The authors find that treatment firms report higher profits than control firms. Suggest three hypotheses that could explain this finding.
- (i) Demand ↑ → profits ↑ if margins stay the same
- (ii) Foreigners demand higher quality (higher willingness to pay, less elastic demand)
- (iii) Learning by exporting
In Atkin, Khandelwal, Osman (2017), Table IX shows that the treatment reduced simple measures of firm-level productivity. How does the paper reconcile this finding with the increase in profits?
Not quality adjusted – once adjusted for quality, treatment increases output per hour and factor productivity significantly.
In Atkin, Khandelwal, Osman (2017), The quality-upgrading observed for treatment firms could be explained by a move along the production possibilities frontier or a shift of the production possibilities frontier. Why does it matter?
- Shift along the PPF: Firms knew how to produce higher quality but chose not to. Export demand raises the price of quality. Firms substitute (→ gains from specialisation).
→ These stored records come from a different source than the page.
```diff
@@ -210,23 +305,25 @@
   a.g0 = g0;
   a.acc_eps = acc_allowance(h->dim_pad);
   a.rmap = h->rmap;
+  a.cand_list = ws.cand_list;
+  a.cand_key = ws.cand_key;
+  a.cand_q = ws.cand_q;
   a.out_rows = out_rows;
   a.out_scores = out_scores;
   a.out_keys = out_keys;
-  const size_t smem = finish_smem(h->dim_pad);
-  if (h->flags & RASS_BF16_ONLY) {
-    CUDA_TRY(h, cudaFuncSetAttribute(finish_kernel<true>, cudaFuncAttributeMaxDynamicSharedMemorySize, (int)smem));
-    finish_kernel<true><<<ng, RASS_FINISH_THREADS, smem, st>>>(a);
-  } else {
-    CUDA_TRY(h, cudaFuncSetAttribute(finish_kernel<false>, cudaFuncAttributeMaxDynamicSharedMemorySize, (int)smem));
-    finish_kernel<false><<<ng, RASS_FINISH_THREADS, smem, st>>>(a);
-  }
+  finish_collect_kernel<<<ng, RASS_FINISH_THREADS, 0, st>>>(a);
+  CUDA_TRY(h, cudaGetLastError());
+  const int grid = h->num_sms * RASS_RERANK_CTAS_PER_SM;
+  if (bf16_rows) finish_rerank_kernel<true><<<grid, RASS_RERANK_THREADS, 0, st>>>(a);
+  else finish_rerank_kernel<false><<<grid, RASS_RERANK_THREADS, 0, st>>>(a);
+  CUDA_TRY(h, cudaGetLastError());
+  finish_select_kernel<<<ng, RASS_SELECT_THREADS, 0, st>>>(a);
   CUDA_TRY(h, cudaGetLastError());
   return RASS_OK;
 }
 
 template <bool BF16_ROWS, int M>
-__global__ void __launch_bounds__(RASS_WARPS_PER_CTA * 32) exact_scan_kernel(
+__global__ void __launch_bounds__(RASS_WARPS_PER_CTA * 32, 2) exact_scan_kernel(
     const float* __restrict__ x32, const __nv_bfloat16* __restrict__ x16, const double* __restrict__ norm64,
     const float* __restrict__ sb, const float* __restrict__ q_raw, const double* __restrict__ q_norm,
     const int* __restrict__ qids, int nq, int64_t n_rows, int dim_pad, int metric, double* __restrict__ xkey,
@@ -268,12 +365,6 @@
       }
     }
   }
-}
-
-__device__ __forceinline__ uint64_t ord64(double d) {
-  if (d == 0.0) d = 0.0;
-  uint64_t u = (uint64_t)__double_as_longlong(d);
-  return (u >> 63) ? ~u : (u | 0x8000000000000000ULL);
 }
 
 __global__ void __launch_bounds__(1024, 1) exact_select_kernel(const double* __restrict__ xkey,
diff --git a/rassengine_b200/csrc/store.cu b/rassengine_b200/csrc/store.cu
--- a/rassengine_b200/csrc/store.cu
+++ b/rassengine_b200/csrc/store.cu
@@ -111,6 +111,7 @@
     scal->flagged_n = 0;
     scal->max_cand = 0;
     scal->n_certified = 0;
+    scal->cand_total = 0;
     scal->tile_ctr[0] = 0;
     scal->tile_ctr[1] = 0;
   }
```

- Outwards shift in PPF: Trade causes productivity gains. (→ additional gains from trade)
Atkin, Khandelwal, Osman (2017) could not conclude whether increase in profit was due to learning-by-exporting (不确定paper 是不是这么说的). However, there is 5 pieces of evidence supporting learning-by-exporting. they are?
- conditional on product specifications, we observe large improvements in both quality and productivity.
- when asked to produce an identical domestic rug, treatment firms produce higher-quality rugs and do not take longer to do so.
- we observe learning curves among the firms who took up the opportunity to export.
- we document knowledge flowing between foreign buyers, the intermediary, and the producers, with quality increasing most along the specific dimensions that the knowledge pertained to.
- we find no evidence that firms make monetary or time investments in upgrading, or pay, even implicitly, for the knowledge they receive. Taken together, the evidence indicates that learning-by-exporting is present in our data and that the learning occurs, at least in part, through information flows. Given that this learning is induced by demand for high-quality products from knowledgeable buyers in high-income countries, these changes would likely not have occurred as a result of increased market access to domestic markets.